Pode, sem problema. _'Desafortunadamente_' é que não é de uso muito comum, pelo menos no português de Portugal. No sentido positivo, '_afortunadamente_' usa-se um pouco mais, mas ainda assim com muito menos frequência do que _'felizmente'.
_Só um pequeno pormenor, referente ao português de Portugal (não sei se também é assim no Brasil):_
'Aprovar'_ (que no português de Portugal se diz com muito maior frequência, nesta acepção de ser considerado apto, _'passar_') pede a preposição_ 'em_' ('_passar no exame de...).
__'Aprovar' _no sentido de dar a concordância ou de achar bom é que se pode usar como escreveu (_'aprovei a decisão que tomou_')


----------



## WhoSoyEu

Sim, é equivalente, mas o brasileiro usa sempre o "infelizmente" que já virou instituição. Tanto que um antigo chefe meu, espanhol, que morou vários anos no Brasil, costumava dizer: "Cuando un brasileño te dice ...infelizmente...¡dáte por jodido!


----------



## Gamen

Obrigado Carfer e Who Sou Eu por estarem sempre presentes e atentos a tudo!

Obrigado Carfer pelo esclarecimento a respeito do uso da preposição "em" após "exame".

Sim, WSE, sempre escutei e li em português "infelizmente". Em espanhol, acontece que, se bem que "infelizmente" seja correto e exista aliás, não conseguiu se impor. Por esta razão, soa para nós algo formal. Tuda palavra que não é de uso frequente em uma língua termina, em definitiva, sendo formal e reservada para a linguagem culta ou escrita.

Nota: Não sei se "em definitiva" se fala em português. Por favor, corrijam meus erros quando viram algum.


----------



## WhoSoyEu

Essa é uma das minhas grandes dificuldades no espanhol. Por causa do português, tendo a falar o "infelizmente" em espanhol também, mas noto as pessoas erguendo as sombrancelhas porque a palavra dói em seus ouvidos. Por isso me policio e procuro usar "desafortunadamente", e esta palavra é melhor aceita por meus interlocutores.


----------



## Carfer

Gamen said:


> Não sei se "em definitiva" se fala em português.



Não, habitualmente dizemos '_no fim de contas_' (que tem equivalente directo em espanhol), '_ao fim e ao cabo_'.


----------



## Carfer

WhoSoyEu said:


> Essa é uma das minhas grandes dificuldades no espanhol.
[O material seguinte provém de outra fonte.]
typedef struct rf_camera
// ... 92 lines not shown
{
    uint32_t iterations;
    float    sigma_color, sigma_normal, sigma_depth;
} rf_denoise_parameters;
RF_API int rf_denoise_default_parameters(rf_denoise_parameters* out);
RF_API int rf_renderer_denoise(rf_renderer* r, const rf_denoise_parameters* params);
RF_API int rf_renderer_read_denoised(rf_renderer* r, float* rgba, uint32_t* bgra8, uint32_t* sample_count);
RF_API int rf_denoise_images(int32_t device_ordinal, uint32_t width, uint32_t height, uint32_t samples, const float* color_sum4, const float* albedo_coverage4,
                             const float* normal_depth4, const rf_denoise_parameters* params, float exposure, float* out_rgba, uint32_t* out_bgra8);
RF_API int rf_denoise_tiles(int32_t device_ordinal, uint32_t width, uint32_t height, const uint32_t* tile_samples, const float* color_sum4,
                            const float* albedo_coverage4, const float* normal_depth4, const rf_denoise_parameters* params, float exposure, float* out_rgba,
                            uint32_t* out_bgra8);

RF_API int rf_renderer_set_direct(rf_renderer* r, int enabled);
RF_API int rf_renderer_read_direct(rf_renderer* r, float* direct_sum4, uint32_t* direct_sample_count);
RF_API int rf_denoise_split_default_parameters(rf_denoise_parameters* direct, rf_denoise_parameters* indirect);
RF_API int rf_renderer_denoise_split(rf_renderer* r, const rf_denoise_parameters* direct, const rf_denoise_parameters* indirect);
RF_API int rf_denoise_split_images(int32_t device_ordinal, uint32_t width, uint32_t height, uint32_t samples, const float* color_sum4, const float* direct_sum4,
                                   const float* albedo_coverage4, const float* normal_depth4, const rf_denoise_parameters* direct, const rf_denoise_parameters* indirect,
                                   float exposure, float* out_rgba, uint32_t* out_bgra8);

typedef struct rf_noise_estimate
{
    double   mean_error;
    float    max_error;
    uint32_t worst_tile, samples;
    uint64_t pixels, nonfinite_pixels;
} rf_noise_estimate;
RF_API int rf_renderer_set_moments(rf_renderer* r, int enabled);
RF_API int rf_renderer_read_moments(rf_renderer* r, float* sumsq4, uint32_t* moment_sample_count);
RF_API int rf_renderer_noise_estimate(rf_renderer* r, rf_noise_estimate* out, float* error_map, float* tile_sum, float* tile_max);
RF_API int rf_noise_estimate_images(int32_t device_ordinal, uint32_t width, uint32_t height, uint32_t samples, const float* color_sum4, const float* sumsq4,
                                    rf_noise_estimate* out, float* error_map, float* tile_sum, float* tile_max);
RF_API int rf_renderer_render_until(rf_renderer* r, float target_mean_error, uint32_t check_every, uint32_t max_frames, uint32_t* frames_rendered,
                                    rf_noise_estimate* last);
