__global__ __launch_bounds__(256) void conv3x3_c64_f32_r_kernel(ConvRArgs p) {
    extern __shared__ __attribute__((aligned(16))) char smem[];
    char* Wl = smem;
    char* Pl = smem + CR_WBYTES;
    const int tid = threadIdx.x, lane = tid & 63;
    const int wave = __builtin_amdgcn_readfirstlane(tid >> 6);
    const int l31 = lane & 31, half = lane >> 5;
    const int H = p.H, W = p.W;
    int f, rem;
    if (p.by_xcd) {
        const int per = 16 * p.bph, grp = blockIdx.x / per, j = blockIdx.x - grp * per;
        f = 8 * grp + (j & 7); rem = j >> 3;
    } else {
        f = blockIdx.x / (2 * p.bph); rem = blockIdx.x - f * (2 * p.bph);
    }
    const int hc = rem & 1, b = rem >> 1;

    {
        constexpr int NW = 9 * CR_TN * 16 / 256;
        float4 wv[NW];
#pragma unroll
        for (int k = 0; k < NW; ++k) {
            const int i = tid + 256 * k, row = i >> 4, tap = row >> 5, co = row & 31;
            wv[k] = *reinterpret_cast<const float4*>(p.wgt + ((size_t)(hc * CR_TN + co) * 9 + tap) * 64 + (i & 15) * 4);
        }
#pragma unroll
        for (int k = 0; k < NW; ++k) {
            const int i = tid + 256 * k;
            *reinterpret_cast<float4*>(Wl + (i >> 4) * CR_PITCH + (i & 15) * 16) = wv[k];
        }
    }

    const __amdgpu_buffer_rsrc_t rsrc = __builtin_amdgcn_make_buffer_rsrc(
        const_cast<float*>(p.in + (size_t)f * H * W * 64), (short)0, (int)((unsigned)(H * W) * 256u), 0x00020000);
    const int chunk = tid & 15;
    unsigned goff[CR_NIT], pyx[CR_NIT];
#pragma unroll
    for (int it = 0; it < CR_NIT; ++it) {
        const int pix = (tid >> 4) + it * 16;
        const int py = pix / CR_PW, px = pix - py * CR_PW;
        goff[it] = (unsigned)((py * W + px) * 256 + chunk * 16);
        pyx[it] = (unsigned)(py | px << 8);
    }
    const bool last_ok = tid + (CR_NIT - 1) * 256 < CR_NCH;
    char* lds_dst = Pl + (tid >> 4) * CR_PITCH + chunk * 16;
    float4 nrm[2] = {make_float4(0.f, 1.f, 0.f, 1.f), make_float4(0.f, 1.f, 0.f, 1.f)};
    if (p.in_norm != nullptr) {
        const float4* np = reinterpret_cast<const float4*>(p.in_norm + ((size_t)f * 64 + chunk * 4) * 2);
        nrm[0] = np[0]; nrm[1] = np[1];
    }

    u32x4 fr[CR_NIT];
    unsigned inside = 0;
    auto fetch = [&](int t, bool live) __attribute__((always_inline)) {
        const int ty = t / p.tiles_x, tx = t - ty * p.tiles_x;
        const int y0 = ty * CR_ROWS, x0 = tx * CR_COLS;
        const unsigned base = (unsigned)(((y0 - 1) * W + (x0 - 1)) * 256);
        const bool interior = y0 >= 1 && y0 + CR_ROWS + 1 <= H && x0 >= 1 && x0 + CR_COLS + 1 <= W;
        if (interior) {
            inside = last_ok ? (1u << CR_NIT) - 1 : (1u << (CR_NIT - 1)) - 1;
#pragma unroll
            for (int it = 0; it < CR_NIT; ++it) {
                const unsigned off = (live && (it + 1 < CR_NIT || last_ok)) ? base + goff[it] : CR_OOB;
                fr[it] = __builtin_amdgcn_raw_buffer_load_b128(rsrc, (int)off, 0, 0);
            }
        } else {
            inside = 0;
#pragma unroll
            for (int it = 0; it < CR_NIT; ++it) {
                const int gy = y0 - 1 + (int)(pyx[it] & 0xff), gx = x0 - 1 + (int)(pyx[it] >> 8);
                const bool ok = live && (it + 1 < CR_NIT || last_ok) && (unsigned)gy < (unsigned)H && (unsigned)gx < (unsigned)W;
                inside |= ok ? 1u << it : 0u;
                fr[it] = __builtin_amdgcn_raw_buffer_load_b128(rsrc, (int)(ok ? base + goff[it] : CR_OOB), 0, 0);
            }
        }
    };
    auto stage = [&]() __attribute__((always_inline)) {
#pragma unroll
        for (int it = 0; it < CR_NIT; ++it) {
            if (it + 1 < CR_NIT || last_ok) {
                float4 v = make_float4(__uint_as_float(fr[it].x), __uint_as_float(fr[it].y), __uint_as_float(fr[it].z),
                                       __uint_as_float(fr[it].w));
                if (p.in_norm != nullptr) {
                    const bool in = inside >> it & 1;
                    const float nx = fmaxf((v.x - nrm[0].x) * nrm[0].y, 0.f), ny = fmaxf((v.y - nrm[0].z) * nrm[0].w, 0.f);
                    const float nz = fmaxf((v.z - nrm[1].x) * nrm[1].y, 0.f), nw = fmaxf((v.w - nrm[1].z) * nrm[1].w, 0.f);
                    v = make_float4(in ? nx : 0.f, in ? ny : 0.f, in ? nz : 0.f, in ? nw : 0.f);
                }
                *reinterpret_cast<float4*>(lds_dst + it * (16 * CR_PITCH)) = v;
            }
        }
    };

    const int col = hc * CR_TN + l31;
    const float bv = p.bias[col];
    const char* pa = Pl + (wave * CR_PW + l31) * CR_PITCH + half * 16;
    const char* pb = Wl + l31 * CR_PITCH + half * 16;
    const int parts = p.tiles * 4;
    const __amdgpu_buffer_rsrc_t rsrc_out = __builtin_amdgcn_make_buffer_rsrc(
        p.out + (size_t)f * H * W * 64, (short)0, (int)((unsigned)(H * W) * 256u), 0x00020000);
    const __amdgpu_buffer_rsrc_t rsrc_st = __builtin_amdgcn_make_buffer_rsrc(
        p.stats + (size_t)f * parts * 256, (short)0, (int)((unsigned)parts * 1024u), 0x00020000);

    float bvs = bv;
    asm volatile("" : "+v"(bvs), "+v"(nrm[0].x), "+v"(nrm[0].y), "+v"(nrm[0].z), "+v"(nrm[0].w), "+v"(nrm[1].x), "+v"(nrm[1].y),
                 "+v"(nrm[1].z), "+v"(nrm[1].w));
    fetch(b, true);
#pragma unroll
    for (int r = 0; r < 16; ++r) __builtin_amdgcn_raw_buffer_store_b32((unsigned)r, rsrc_out, (int)(CR_OOB + 256u * r), 0, 0);
    __builtin_amdgcn_raw_buffer_store_b128((u32x4){0u, 0u, 0u, 0u}, rsrc_st, (int)CR_OOB, 0, 0);
    for (int t = b; t < p.tiles; t += p.bph) {
        lds_barrier();
        stage();
        lds_barrier();
        fetch(t + p.bph < p.tiles ? t + p.bph : t, t + p.bph < p.tiles);
        __builtin_amdgcn_sched_barrier(0);

        f32x16 acc;
#pragma unroll
        for (int r = 0; r < 16; ++r) acc[r] = 0.f;
        constexpr int CR_AHEAD = 2, CR_NBUF = 3;
        float4 fa[CR_NBUF], fb[CR_NBUF];
#define PIPS_CR_LOAD(g_)                                                                                                \
        {                                                                                                               \
            constexpr int tap_ = (g_) / 8, kb_ = (g_) % 8, kh_ = tap_ / 3, kw_ = tap_ % 3, buf_ = (g_) % CR_NBUF;         \
            fa[buf_] = *reinterpret_cast<const float4*>(pa + (kh_ * CR_PW + kw_) * CR_PITCH + kb_ * 32);                 \
            fb[buf_] = *reinterpret_cast<const float4*>(pb + tap_ * (CR_TN * CR_PITCH) + kb_ * 32);                      \
        }
#define PIPS_CR_STEP(g_)                                                                                                \
        if constexpr ((g_) + CR_AHEAD < 72) PIPS_CR_LOAD((g_) + CR_AHEAD)                                               \
        acc = __builtin_amdgcn_mfma_f32_32x32x2f32(fa[(g_) % CR_NBUF].x, fb[(g_) % CR_NBUF].x, acc, 0, 0, 0);            \
        acc = __builtin_amdgcn_mfma_f32_32x32x2f32(fa[(g_) % CR_NBUF].y, fb[(g_) % CR_NBUF].y, acc, 0, 0, 0);            \
        acc = __builtin_amdgcn_mfma_f32_32x32x2f32(fa[(g_) % CR_NBUF].z, fb[(g_) % CR_NBUF].z, acc, 0, 0, 0);            \
        acc = __builtin_amdgcn_mfma_f32_32x32x2f32(fa[(g_) % CR_NBUF].w, fb[(g_) % CR_NBUF].w, acc, 0, 0, 0);            \
        __builtin_amdgcn_sched_barrier(0);
#define PIPS_CR_STEP8(g_)                                                                                               \
        PIPS_CR_STEP(g_) PIPS_CR_STEP((g_) + 1) PIPS_CR_STEP((g_) + 2) PIPS_CR_STEP((g_) + 3) PIPS_CR_STEP((g_) + 4)      \
        PIPS_CR_STEP((g_) + 5) PIPS_CR_STEP((g_) + 6) PIPS_CR_STEP((g_) + 7)
        PIPS_CR_LOAD(0) PIPS_CR_LOAD(1)
        __builtin_amdgcn_sched_barrier(0);
        PIPS_CR_STEP8(0) PIPS_CR_STEP8(8) PIPS_CR_STEP8(16) PIPS_CR_STEP8(24) PIPS_CR_STEP8(32) PIPS_CR_STEP8(40) PIPS_CR_STEP8(48)
        PIPS_CR_STEP8(56) PIPS_CR_STEP8(64)
#undef PIPS_CR_STEP8
#undef PIPS_CR_STEP
#undef PIPS_CR_LOAD

        const int ty = t / p.tiles_x, tx = t - ty * p.tiles_x;
        const int y = ty * CR_ROWS + wave, x0 = tx * CR_COLS;
        const int nvalid = y < H ? min(CR_COLS, W - x0) : 0;
        const unsigned obase = (unsigned)(((y * W + x0) * 64 + col) * 4);
        const float piv1 = __shfl(acc[1] + bvs, l31), piv0 = __shfl(acc[0] + bvs, l31);
        const float pivot = nvalid > 1 ? piv1 : piv0;
        float cs = 0.f, cq = 0.f;
#pragma unroll
        for (int r = 0; r < 16; ++r) {
            const int px = (r & 3) + 8 * (r >> 2) + 4 * half;
            const float v = acc[r] + bvs;
            const bool ok = px < nvalid;
            __builtin_amdgcn_raw_buffer_store_b32(__float_as_uint(v), rsrc_out, (int)(ok ? obase + (unsigned)px * 256u : CR_OOB), 0, 0);
            const float d = ok ? v - pivot : 0.f;
            cs += d;
            cq += d * d;
        }
        const float s1 = cs + __shfl_xor(cs, 32), s2 = cq + __shfl_xor(cq, 32);
        const u32x4 sv = {__float_as_uint(s1), __float_as_uint(s2), __float_as_uint(pivot), __float_as_uint((float)nvalid)};
        __builtin_amdgcn_raw_buffer_store_b128(sv, rsrc_st, (int)(half == 0 ? (unsigned)(((t * 4 + wave) * 64 + col) * 16) : CR_OOB), 0, 0);
    }
}
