#pragma unroll
    for (int i = 0; i < TM; ++i) {
#pragma unroll
        for (int j = 0; j < TN; ++j) {
            const int col = n0 + wn * (32 * TN) + 32 * j + li;
            const bool col_ok = col < N;
            const int row_base = m0 + wm * (32 * TM) + 32 * i + 4 * lh;
            float bias = (col_ok && (!split || lead) &&
                          (epi == SEI_EPI_BIAS || epi == SEI_EPI_BIAS_GELU || epi == SEI_EPI_BIAS_RES ||
                           epi == SEI_EPI_BIAS_ROWSCALE || epi == SEI_EPI_BIAS_SCALE_RES))
                             ? g.bias[col] : 0.f;
            if constexpr (!PREFETCH_AUX) gather_aux(i, j);
            if (epi == SEI_EPI_BIAS_ROWSCALE) {
#pragma unroll
                for (int r = 0; r < 16; ++r) {
                    const int row = row_base + (r & 3) + 8 * (r >> 2);
                    a1[i][j][r] = row < M ? bias * g.R1[row] : 0.f;
                }
                bias = 0.f;
            }
#pragma unroll
            for (int r = 0; r < 16; ++r) {
                const int row = row_base + (r & 3) + 8 * (r >> 2);
                if (!col_ok || row >= M) continue;
                const size_t o = (size_t)row * N + col;
                float v = acc[i][j][r] + bias;
                if (split) {
                    atomicAdd(D32p + o, v + a1[i][j][r] + a2[i][j][r]);
                    continue;
                }
                if (epi == SEI_EPI_MUL_DGELU)
                    v *= (g.D16 && !D32p) ? sei_dgelu_bf16out(a1[i][j][r]) : sei_dgelu(a1[i][j][r]);
                else if (epi == SEI_EPI_BIAS_SCALE_RES) v = fmaf(v, g.R1[row], a1[i][j][r]);
                else v += a1[i][j][r] + a2[i][j][r];
                if (epi == SEI_EPI_BIAS_GELU) g.D2_16[o] = sei_f2bf(sei_gelu_bf16out(v));
                if (D32p) D32p[o] = v;
                if (g.D16) g.D16[o] = sei_f2bf(v);
            }
        }
    }
}

__global__ __launch_bounds__(256) void zero_fill_kernel(float *__restrict__ p, size_t n) {
    const size_t stride = (size_t)gridDim.x * blockDim.x;
    const size_t n4 = n / 4;
    for (size_t i = (size_t)blockIdx.x * blockDim.x + threadIdx.x; i < n4; i += stride)
        reinterpret_cast<float4 *>(p)[i] = make_float4(0.f, 0.f, 0.f, 0.f);
    for (size_t i = n4 * 4 + (size_t)blockIdx.x * blockDim.x + threadIdx.x; i < n; i += stride) p[i] = 0.f;
}

#ifdef SEI_TUNING
int g_tuning_tile = 0, g_tuning_band = 0, g_tuning_splitk = 0;
#include "gemm_bf16pp.h"
#endif
#include "gemm_bf16pq.h"

template <int TM, int TN, int WM, int WN, bool ARM = false, bool BRM = false, int NSTAGE = 2, int ROWEPI = 0>
int launch_nt(NtArgs &g, hipStream_t s) {
    constexpr int BM = 32 * TM * WM, BN = 32 * TN * WN;
    g.tiles_m = (int)sei_ceil_div(g.M, BM);
    g.tiles_n = (int)sei_ceil_div(g.N, BN);
    const size_t tiles = (size_t)g.tiles_m * g.tiles_n;
    const size_t nbatch = g.batch > 1 ? (size_t)g.batch : 1;
    SEI_REQUIRE(tiles * nbatch < ((size_t)1 << 27));
    {
        constexpr size_t STAGE_BYTES = NSTAGE * (size_t)(BM + BN) * ROW_BYTES;
        const double conc = 32.0 * (STAGE_BYTES <= 40 * 1024 ? 3 : (STAGE_BYTES <= 80 * 1024 ? 2 : 1));
        int band = g.force_band > 0 ? g.force_band : (int)(sqrt(conc * BM / BN) + 0.5);
        if (band < 1) band = 1;
        if (band > g.tiles_n) band = g.tiles_n;
        g.band = band;
        g.tiles_per_xcd = tiles < 64 ? 0 : (int)sei_ceil_div(tiles, 8);
    }
    g.splitk = 1;
    g.k_per_split = g.K;
    const bool splittable = (g.epilogue == SEI_EPI_NONE || g.epilogue == SEI_EPI_BIAS ||
                             g.epilogue == SEI_EPI_BIAS_RES || g.epilogue == SEI_EPI_ACCUM) && !g.unpad_W;
    if ((ROWEPI == 0 || ROWEPI == 3) && splittable && g.D32 && !g.D16 && g.K >= 8 * BK) {
        constexpr size_t STAGE_BYTES = NSTAGE * (size_t)(BM + BN) * ROW_BYTES;
        const size_t slots = 256 * (STAGE_BYTES <= 40 * 1024 ? 3 : (STAGE_BYTES <= 80 * 1024 ? 2 : 1));
        const size_t ktiles = sei_ceil_div(g.K, BK);
        const size_t max_sk = ktiles / 4 < 256 ? ktiles / 4 : 256;
        const double overhead = 6.0 + (g.epilogue == SEI_EPI_ACCUM ? 0.0 : 2.0);
        const double split_cost = g.epilogue == SEI_EPI_ACCUM ? 2.0 : 32.0;
        double best = 1e30;
        size_t best_sk = 1;
        for (size_t sk = 1; sk <= max_sk; ++sk) {
            const double rounds = (double)sei_ceil_div(tiles * nbatch * sk, slots);
            const double cost = rounds * ((double)sei_ceil_div(ktiles, sk) + overhead + (sk > 1 ? split_cost : 0.0));
            if (cost < best * 0.97) {
                best = cost;
                best_sk = sk;
            }
        }
#ifdef SEI_TUNING
        if (g_tuning_splitk > 0) best_sk = (size_t)g_tuning_splitk < ktiles ? (size_t)g_tuning_splitk : ktiles;
#endif
        if (best_sk > 1) {
            g.k_per_split = (int)(sei_ceil_div(ktiles, best_sk) * BK);
            g.splitk = (int)sei_ceil_div(g.K, g.k_per_split);
        }
    }
    if (g.plan) {
        *g.plan = (1ull << 48) | ((unsigned long long)BM << 32) | ((unsigned long long)BN << 16) | (unsigned)g.splitk;
        return SEI_OK;
    }
    if (g.splitk > 1 && g.epilogue != SEI_EPI_ACCUM) {
        if (nbatch > 1) return SEI_ERR_BAD_ARG;
        const size_t n = (size_t)g.M * g.N;
        size_t zg = sei_ceil_div(n / 4 + 1, 256);
        if (zg > 2048) zg = 2048;
        if ((reinterpret_cast<uintptr_t>(g.D32) & 15) != 0) return SEI_ERR_BAD_ARG;
        hipLaunchKernelGGL(zero_fill_kernel, dim3((unsigned)zg), dim3(256), 0, s, g.D32, n);
    }
    const size_t per_split = g.tiles_per_xcd ? 8 * (size_t)g.tiles_per_xcd : tiles;
    if constexpr (ROWEPI == 0 && patch_fits<TM, TN, WM, WN, NSTAGE>()) {
        const auto al = [](const void *p, uintptr_t m) { return (reinterpret_cast<uintptr_t>(p) & m) == 0; };
        const bool r1_rows = g.epilogue == SEI_EPI_BIAS_ROWSCALE || g.epilogue == SEI_EPI_BIAS_SCALE_RES;
        if (g.splitk == 1 && g.N % 4 == 0 && al(g.D32, 15) && al(g.D16, 7) && al(g.D2_16, 7) && (r1_rows || al(g.R1, 15)) &&
            al(g.R2, 15) && !g.force_band) {
            if constexpr (!ARM && !BRM && NSTAGE == 2) {
                if (g.unpad_W) {
                    hipLaunchKernelGGL((gemm_bf16nt_kernel<TM, TN, WM, WN, ARM, BRM, NSTAGE, 5>), dim3((unsigned)per_split),
                                       dim3(NT), 0, s, g);
                    return sei_launch_status();
                }
            }
            hipLaunchKernelGGL((gemm_bf16nt_kernel<TM, TN, WM, WN, ARM, BRM, NSTAGE, 4>), dim3((unsigned)per_split), dim3(NT),
                               0, s, g);
            return sei_launch_status();
        }
    }
    if (g.unpad_W) return SEI_ERR_BAD_ARG;
    hipLaunchKernelGGL((gemm_bf16nt_kernel<TM, TN, WM, WN, ARM, BRM, NSTAGE, ROWEPI>),
                       dim3((unsigned)(per_split * g.splitk * nbatch)),
                       dim3(NT), 0, s, g);
    return sei_launch_status();
}

}

#ifdef SEI_TUNING
extern "C" int sei_debug_set_nt_tile(int code) {
    if (code >= 1000) {
        g_tuning_splitk = code - 1000;
        return SEI_OK;
    }
    if (code >= 100) {
        g_tuning_band = code - 100;
        return SEI_OK;
    }
    g_tuning_tile = code;
    return SEI_OK;
}
#endif

int pq_choose(const NtArgs &g, bool would_split) {
    const int M = g.M, N = g.N, K = g.K;
    const int rf = M % 288 == 0 ? 9 : ((M % 256 == 0 || M >= 4096) ? 8 : 0);
    if (g.force_tile != 0 || !rf || K < 32 || N < 128 || !pq_eligible(g)) return 0;
    const size_t tm = sei_ceil_div(M, 32 * rf);
    const size_t t4 = N >= 256 ? tm * sei_ceil_div(N, 256) : 0, t2 = tm * sei_ceil_div(N, 128);
    auto fills = [](size_t t) { return (double)t / (double)(sei_ceil_div(t, 256) * 256) >= 0.8; };
    if (K < 128 && (would_split || N > 128)) return 0;
    if (N < 512 && would_split) return 0;
    if (t4 >= 192 && fills(t4)) return 10 * rf + 4;
    if (t2 >= 192 && t4 < 192 && fills(t2)) return 10 * rf + 2;
    if (would_split) {
        if (K < 8192 || N < 2048 || (M < 2304 && N < 8192)) return 0;
        return 10 * rf + ((t4 >= 96 || (t4 >= 64 && N >= 8192)) ? 4 : 2);
    }
    if (t2 >= 128 && t4 < 192) return 10 * rf + 2;
    return 0;
}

Por causa do português, tendo a falar o "infelizmente" em espanhol também, mas noto as pessoas erguendo as sombrancelhas porque a palavra dói em seus ouvidos. Por isso me policio e procuro usar "desafortunadamente", e esta palavra é melhor aceita por meus interlocutores.



Agora que você fala nisso, também tinha (e ocasionalmente ainda tenho) o mesmo problema e corrigia-o usando precisamente '_desafortunadamente_'. Sucede que os meus professores me diziam quase sempre que _'afortunadamente'_ se diz, sim, mas '_desafortunadamente' _é incomum e deve ser substituído por '_desgraciadamente'. _Estou equivocado ou é algum particularismo do espanhol de Espanha?


----------



## Gamen

WhoSoyEu: Sim, em espanhol é infrequente "infelizmente" e por isso soa "estranho" aplicado como "lamentablemente", "desgraciadamente", e "desafortunadamente". A duas primeras usadas mais coloquialmente. E a terceira, usada também, mas soa mais formal.
Se você fala "felizmente" em espanhol, soa (melhor=más bien?) como que você está feliz ou contente devido a que não usamos este advérbio geralmente com o valor de "afortunadamente".

Carfer: Sim, em espanhol dizemos: "en definitiva", "a fin de cuentas", "al fin y al cabo".


----------



## WhoSoyEu

Carfer said:


> Agora que você fala nisso, também tinha (e ocasionalmente ainda tenho) o mesmo problema e corrigia-o usando precisamente '_desafortunadamente_'. Sucede que os meus professores me diziam quase sempre que _'afortunadamente'_ se diz, sim, mas '_desafortunadamente' _é incomum e deve ser substituído por '_desgraciadamente'. _Estou equivocado ou é algum particularismo do espanhol de Espanha?


Eu uso o "desafortunadamente" com os espanhóis e nunca ninguém "me puxou as orelhas". Com o "infelizmente", sim.


----------



## Gamen

Sim, em espanhol podem falar "desafortunadamente", "desgraciadamente"" e "lamentablemente". Só que a primeira é um pouco mais formal.

O que significa "puxar as orelhas"?


----------



## Lorena993

Eu acho engraçado quando os hispanos falam "desgraciadamente". Porque desgraçadamente é uma palavra praticamente nunca dita no Brasil. E eles dizem corriqueiramente. Em português desgraça, desgraçadamente só são ditas quando algo muito, mas muito ruim acontece e no espanhol venho notando que serve para lamentar qualquer coisa.

O infelizmente é mais usado, sim, mas acho que o "lamentavelmente" não 'doeria' nos ouvidos dos brasileiros mesmo que não seja muito falado.


----------



## Lorena993

Gamen said:


> Sim, em espanhol podem falar "desafortunadamente", "desgraciadamente"" e "lamentablemente". Só que a primeira é um pouco mais formal.
> 
> O que significa "puxar as orelhas"?



Puxar as orelhas é "chamar a atenção", "repreender" como os pais fazem com os filhos pequenos para corrigi-los.

Exemplos de uso: "Levei um puxão de orelhas do meu chefe porque cheguei atrasado ontem"

"Minha mãe me puxou as orelhas depois de ver minhas notas no boletim"


----------



## Gamen

De acordo. Entendi. Em espanhol falamos "tirar de las orejas" (reprender).


----------